CNTs Attractive Alternative for Interconnects

Carbon nanotubes (CNTs) could play an important role in how on-chip interconnects are fabricated in the future. CNTs have unique properties, including the ability to sustain a high current density, exceeding 10⁹ A/cm², which is about three orders of magnitude more than that of conventional wiring. CNTs also have ultrahigh thermal conductivity, enable ballistic transport along the tube, have extremely high mechanical strength, and are resistant to electromigration (EM).

It's not yet clear when CNTs might be required or if they will actually prove to be “production-worthy,” but it is clear that there are at least two major challenges moving forward with the copper technology used today. First, copper resistivity rises dramatically from its bulk value as the width of the wire is reduced, caused by increased surface and grain boundary electron scattering. Second, smaller lines create higher current density, which in turn create higher temperatures and a greater potential for EM problems.

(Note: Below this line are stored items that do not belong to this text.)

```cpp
template <class C> struct OdeBwdSplitLds {
// ... 366 lines not shown
template <class C, bool DROP, bool TAIL>
__global__ void __launch_bounds__(256, 2) k_ode_fwd_split(KArgs a) {
  __shared__ __attribute__((aligned(16))) float lds_raw[OdeFwdSplitLds<C>::FLOATS];
  const int n_items = TAIL ? a.B : a.n_obs;
  ode_fwd_split<C, DROP, TAIL, false>(a, (lfp)lds_raw, blockIdx.x, gridDim.x, 0, (n_items + 15) / 16);
}

template <class C, bool ENC, bool PLAN> struct OdeFwdMixedLds {
  static constexpr int OWN = OdeFwdSplitLds<C>::FLOATS + (ENC ? EncFwdLds<C>::FLOATS : 0);
  static constexpr int FLOATS = (PLAN && PLAN_LDS_INTS > OWN) ? PLAN_LDS_INTS : OWN;
};
template <class C, bool DROP, bool ENC, bool PLAN>
__device__ __forceinline__ void ode_fwd_mixed_body(const KArgs& a, lfp lds_raw, int bid, int nblocks) {
  const int n_tiles = (a.n_obs + 15) / 16, ns = a.n_split_fwd;
  const int T = (int)a.base_s[a.K + 2];
  const bool save = a.save_traj != 0;
  if (save && bid == 0 && threadIdx.x == 0) { a.tile_q[0] = 0; a.tile_q[1] = 0; a.tile_q[2] = 0; }
  if (bid < ns) {
    if (save) ode_fwd_split<C, DROP, false, true>(a, lds_raw, bid, ns, 0, T);
    else ode_fwd_split<C, DROP, false, false>(a, lds_raw, bid, ns, 0, T);
  } else {
    const int wave = (bid - ns) * 4 + uniform(threadIdx.x >> 6);
    const int nw = (nblocks - ns) * 4;
    if constexpr (ENC) {
      lfp enc_img = lds_raw + OdeFwdSplitLds<C>::FLOATS;
      EncFwdLds<C>::stage(enc_img, a.frag_enc, threadIdx.x, 256);
      __syncthreads();
      if (save) ode2_fwd_single<C, DROP, false, true, true>(a, threadIdx.x & 63, wave, nw, T, n_tiles, enc_img);
      else ode2_fwd_single<C, DROP, false, false, true>(a, threadIdx.x & 63, wave, nw, T, n_tiles, enc_img);
    } else {
      if (save) ode2_fwd_single<C, DROP, false, true>(a, threadIdx.x & 63, wave, nw, T, n_tiles);
      else ode2_fwd_single<C, DROP, false, false>(a, threadIdx.x & 63, wave, nw, T, n_tiles);
    }
  }
}
template <class C, bool DROP, bool ENC = false>
__global__ void __launch_bounds__(256, 2) k_ode_fwd_mixed(KArgs a) {
  __shared__ __attribute__((aligned(16))) float lds_raw[OdeFwdMixedLds<C, ENC, false>::FLOATS];
  ode_fwd_mixed_body<C, DROP, ENC, false>(a, (lfp)lds_raw, blockIdx.x, gridDim.x);
}
template <class C, bool DROP, bool ENC = false>
__global__ void __launch_bounds__(256, 2) k_ode_fwd_mixed_plan(KArgs a, PlanJob job) {
  __shared__ __attribute__((aligned(16))) float lds_raw[OdeFwdMixedLds<C, ENC, true>::FLOATS];
  if ((int)blockIdx.x < job.P) {
    plan_grid_body(job, blockIdx.x, (int*)lds_raw);
    return;
  }
  ode_fwd_mixed_body<C, DROP, ENC, true>(a, (lfp)lds_raw, (int)blockIdx.x - job.P, (int)gridDim.x - job.P);
}
template <class C> struct OdeBwdMixedLds {
  static constexpr int A = OdeBwdActLds<C>::FLOATS, B = OdeBwdSplitLds<C>::FLOATS;
  static constexpr int FLOATS = A > B ? A : B;
};
template <class C, bool DROP, bool QUEUE = false>
__global__ void __launch_bounds__(256, 2) k_ode_bwd_mixed(KArgs a) {
  __shared__ __attribute__((aligned(16))) float lds_raw[OdeBwdMixedLds<C>::FLOATS];
  const int n_tiles = (a.n_obs + 15) / 16, ns = a.n_split_blocks;
  const int T = (int)a.base_s[a.K + 1];
#ifdef NJ_BWD_STAMPS
  BWD_STAMP(0, wall_clock64());
  BWD_STAMP(6, (unsigned long long)__builtin_amdgcn_s_getreg((31 << 11) | 4 ) |
                   ((unsigned long long)__builtin_amdgcn_s_getreg((31 << 11) | 20 ) << 32));
  BWD_STAMP(7, (unsigned long long)((int)blockIdx.x < ns ? 1 : 0) | ((unsigned long long)T << 8) |
                   ((unsigned long long)gridDim.x << 32));
#endif
  if constexpr (QUEUE) {
    if ((int)blockIdx.x < ns) {
      ode3_bwd_split<C, DROP, true>(a, (lfp)lds_raw, blockIdx.x, ns, 0, T, blockIdx.x, n_tiles);
    } else {
      const int wave = ((int)blockIdx.x - ns) * 4 + uniform(threadIdx.x >> 6);
      ode3_bwd_single<C, DROP, true>(a, (lfp)lds_raw, wave, ((int)gridDim.x - ns) * 4, T, n_tiles, blockIdx.x);
    }
    queue_block_done(a.tile_q, gridDim.x);
  } else {
    if ((int)blockIdx.x < ns) {
      ode3_bwd_split<C, DROP>(a, (lfp)lds_raw, blockIdx.x, ns, 0, T, blockIdx.x);
    } else {
      const int wave = ((int)blockIdx.x - ns) * 4 + uniform(threadIdx.x >> 6);
      ode3_bwd_single<C, DROP>(a, (lfp)lds_raw, wave, ((int)gridDim.x - ns) * 4, T, n_tiles, blockIdx.x);
    }
  }
}

}
```

njode_amd/csrc/njode_ode2.h:

```cpp
#pragma once
#include "njode_mfma.h"
#include "njode_mfma_rows.h"

namespace njode {

constexpr float TANH_PRESCALE = 2.8853900817779268f;

template <class C> struct Ode2Scale {
  static constexpr float S = C::ACT == ACT_TANH ? TANH_PRESCALE : 1.0f;
};

template <class C> NJ_DEV float ode_frag_value(const float* __restrict__ P, int idx, float S, float ik) {
  using M = MF<C>;
  const int f = idx >> 6, l = idx & 63, g = l >> 4, c = l & 15;
  const float* Po = P + C::OFF_ODE;
  using NL = typename C::Ode;
  const float *W1 = Po + NL::woff(0), *b1 = Po + NL::boff(0), *W2 = Po + NL::woff(1),
              *b2 = Po + NL::boff(1), *W3 = Po + NL::woff(2), *b3 = Po + NL::boff(2);
  float v = 0.0f;
  if (f < M::F2) {
    const int mt = (f - M::F1) / M::Q0, q = (f - M::F1) % M::Q0;
    const int uo = row_unit(mt, c), ui = 4 * q + g;
    if (uo < M::W) v = S * (ui < M::IN0 ? W1[uo * M::IN0 + M::col0(ui)] : (ui == M::IN0 ? b1[uo] : 0.0f));
  } else if (f < M::F3) {
// ... 322 lines not shown
    const float v = out[q / 4][q % 4] + enc_residual<C>(xp, u < C::H ? u : 0);
    h[q] = u < C::H ? v : 0.0f;
    float* dst = u < C::H ? dstrow + u : trash;
    *dst = v;
  }
}

template <class C, bool DROP, bool TAIL, bool SAVE, bool ENC = false>
NJ_DEV void ode2_fwd_single(const KArgs& a, int lane, int wave, int n_waves, int tile0, int tile1,
                            lfp enc_img = nullptr) {
  static_assert(!(TAIL && SAVE), "tail items are never checkpointed");
  static_assert(!(TAIL && ENC), "tails read the stored state after their last observation");
  using M = MF<C>;
  const int g = lane >> 4, c = lane & 15;
  Ode2FwdFrags<C> F;
  F.load(a.frag2, lane);
  In0Const<C> K0;
  K0.init(g);

  const int n_items = TAIL ? a.B : a.n_obs;
  const int n_tiles = tile1 - tile0;
  float* const trash = a.trash + lane * C::H;
  for (int round = 0; round * n_waves < n_tiles; ++round) {
    const int rel = snake_tile(round, wave, n_waves);
    if (rel >= n_tiles) continue;
    const int tile = tile0 + rel;
    const int j = tile * 16 + c;
    const bool valid = j < n_items;
    Item<C> it;
    it.template load<TAIL>(a, j, valid);
    float h[M::QH];
    if constexpr (ENC) {
      ode2_item_start<C, DROP>(a, it, valid, enc_img, lane, h);
    } else {
      const float* h0 = it.h0(a);
#pragma unroll
      for (int q = 0; q < M::QH; ++q) {
        const int u = 4 * q + g;
        h[q] = u < C::H ? h0[u < C::H ? u : 0] : 0.0f;
      }
    }
    const int nmax = uniform(wave_max(it.n));
    float dt_r = 0.0f, t_r = 0.0f;
    long long b16_n = 0;
    if (nmax > 0) {
      const int k0 = it.n > 0 ? it.kbeg : 0;
      dt_r = a.step_dt[k0];
      t_r = a.step_t[k0];
      b16_n = SAVE ? sload_ll(a.base16_s, 0) : 0;
    }
    if constexpr (SAVE) {
      if (a.item_pack) {
        if (g == 0) it.store_pack(a.item_pack, j);
        const long long bl = sload_ll(a.base16_s, nmax > 0 ? nmax - 1 : 0);
        if (lane == 0) a.tile_last[tile] = bl;
      }
    }
    vm_drain();
    for (int s = 0; s < nmax; ++s) {
      const bool active = s < it.n;
      const int k = active ? it.kbeg + s : 0;
      const float dt = active ? dt_r : 0.0f, t = t_r;
      const long long b16 = b16_n;
      {
        const int sn = s + 1 < nmax ? s + 1 : s;
        const int kn = sn < it.n ? it.kbeg + sn : 0;
        dt_r = a.step_dt[kn];
        t_r = a.step_t[kn];
        if constexpr (SAVE) b16_n = sload_ll(a.base16_s, sn);
      }
      float b0[M::Q0];
      in0_fill_c<C, 0>(b0, h, it.tx, it.tau, t - it.tau, g, K0);
      uint32_t st = 0;
      if constexpr (DROP) {
        const unsigned long long gid = a.gid0 + it.b;
        st = drop_state(a.dc, (uint32_t)gid, (uint32_t)(gid >> 32) + 0x5bd1e995u * (g + 1),
                        (uint32_t)k, NET_ODE);
      }
      float a1[M::Q1], a2[M::Q1];
      hidden_layer2<C, DROP, M::Q0>(F.A1, b0, a1, st, a.dc.thr16, g);
      float* blk = nullptr;
      if constexpr (SAVE) {
        blk = rec_block<C>(a.act, b16, tile);
        rec_store_B<C>(blk, lane, a1);
      }
      hidden_layer2<C, DROP, M::Q1>(F.A2, a1, a2, st, a.dc.thr16, g);
      if constexpr (SAVE) rec_store_A<C>(blk, lane, a2, h);
      f32x4 f[M::MTH];
      out_layer2<C>(F.A3, a2, f);
#pragma unroll
      for (int q = 0; q < M::QH; ++q) h[q] = fmaf(dt, f[q / 4][q % 4], h[q]);
    }
    float* out = valid ? (TAIL ? a.hT + (size_t)it.b * C::H : a.h_end + (size_t)it.r * C::H) : trash;
#pragma unroll
    for (int q = 0; q < M::QH; ++q) {
      const int u = 4 * q + g;
      float* dst = u < C::H ? out + u : trash;
      *dst = h[q];
    }
  }
}



template <class C> struct OdeLdsFragsT {
  using M = MF<C>;
  static constexpr int NVEC = M::NALL - M::NFWD;
// ... 124 lines not shown
    for (int r = 0; r < 4; ++r) {
      const int uo = 16 * mt + 4 * g + r;
      if (uo < M::W) {
#pragma unroll
        for (int nt = 0; nt < NT0; ++nt) {
          const int ui = 16 * nt + c;
          if (ui < M::IN0) W1[uo * M::IN0 + M::col0(ui)] = G1[mt][nt][r];
          else if (ui == M::IN0) b1[uo] = G1[mt][nt][r];
        }
      }
    }
#pragma unroll
  for (int mt = 0; mt < M::MTH; ++mt)
#pragma unroll
    for (int r = 0; r < 4; ++r) {
      const int uo = 16 * mt + 4 * g + r;
      if (uo < C::H) {
#pragma unroll
        for (int nt = 0; nt < NT1; ++nt) {
          const int ui = 16 * nt + c;
          if (ui < M::W) W3[uo * M::W + ui] = ik * G3[mt][nt][r];
          else if (ui == M::W) b3[uo] = G3[mt][nt][r];
        }
      }
    }
}

NJ_DEV int queue_pop_issue(int* q) {
  int t = 0;
  if ((threadIdx.x & 63) == 0) t = atomicAdd(q, 1);
  return t;
}
NJ_DEV int queue_value(int raw) { return __builtin_amdgcn_readfirstlane(raw); }
NJ_DEV void queue_block_done(int* tile_q, int n_blocks) {
  __syncthreads();
  if (threadIdx.x == 0) {
    __threadfence();
    if (atomicAdd(tile_q + 2, 1) == n_blocks - 1) {
      tile_q[0] = 0;
      tile_q[1] = 0;
      tile_q[2] = 0;
      __threadfence();
    }
  }
}
#ifdef NJ_BWD_STAMPS
__device__ unsigned long long g_bwd_stamps[8192 * 16];
#define BWD_STAMP(slot, val) \
  do { if ((threadIdx.x & 63) == 0) g_bwd_stamps[(size_t)(blockIdx.x * 4 + (threadIdx.x >> 6)) * 16 + (slot)] = (val); } while (0)
#else
#define BWD_STAMP(slot, val) do {} while (0)
#endif
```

Alternative options for future nanoscale interconnect, according to Gael Close and H.S. Philip Wong of Stanford University (Stanford, Calif.), include conducting polymers, metallized DNA, metallic nanowires and metallic CNTs.¹ Of these, computer simulations show that nanotubes have the most promise, and could outperform copper in terms of power, delay, cross talk and reliability.

At this year's International Interconnect Technology Conference (IITC), to be held June 4-6 at the Hyatt Regency Hotel at the San Francisco airport, research efforts into the use of CNTs for interconnects will be reported. A MIRAI-Selete (Yokohama, Japan) team will discuss how they grew a forest of CNTs not just in the vias, but also all over the substrate's surface.

Another paper on the topic of nanotubes will explain how to make the CNT bundles denser in order to reduce their resistance. To date, it has proven impossible to grow closely packed CNT bundles. A team from Rensselaer Polytechnic Institute (RPI, Troy, N.Y.) decided instead to focus on densifying the bundles once they were grown. CNTs are grown using chemical vapor deposition (CVD) methods in quartz-tube furnaces using two different recipes. With Recipe 1, silicon substrates with 500 nm thermally grown SiO₂; are used for CNT bundle growth. At first, the SiO₂; surface is selectively masked with Ti/Au thin films. The substrate is then exposed to a mixture of ferrocene and xylene vapor at 800°C. Xylene acts as the source of carbon atoms, while iron from ferrocene serves as the catalyst for CNT growth. Vertically aligned CNTs grow on SiO² but not on Au/Ti, forming CNT bundles with desired shapes defined by Au/Ti patterns.

With Recipe 2, the patterned catalyst Fe/Al (1.5 nm/10 nm) is deposited on the SiO₂;/Si substrate using a shadow mask. Vertically aligned CNTs are grown on the catalyst at 775°C with ethylene as the carbon source. As-grown CNT bundles are immersed in an organic solvent isopropyl alcohol in a Petri dish. The IPA solvent is then dried out by evaporation in atmosphere at room temperature. IPA evaporation lowers the liquid level, which is equivalent to the withdrawal of CNT bundles from the liquid bath. CNTs are expected to be pulled toward each other by the capillary forces, and then stick together because of van de Waals forces.

After densification, the bundle shape changes from the initial cylinder shape to the dog-bone shape. If CNTs are perfectly aligned, the densified bundle is expected to have a nail shape. The dog-bone shape is believed to be caused by messy CNT networks at the bundle ends (Fig. 1a). They function as anchors similar to the fixed CNT roots. Consequently, only the middle part of a CNT bundle can be compacted (Fig. 1b ).

1. Side view of a CNT bundle end before (left) and after (right) densification process.

Figure 2 shows the densification of CNT bundles grown with Recipe 2. These CNTs have a smaller diameter (~8 nm), higher initial site density (~50 tubes/µm²) and better alignment. Unlike CNT bundles grown with Recipe 1, the bundle end was also significantly densified.

2. Recipe 2 CNT bundles before (left) and after (right) densification.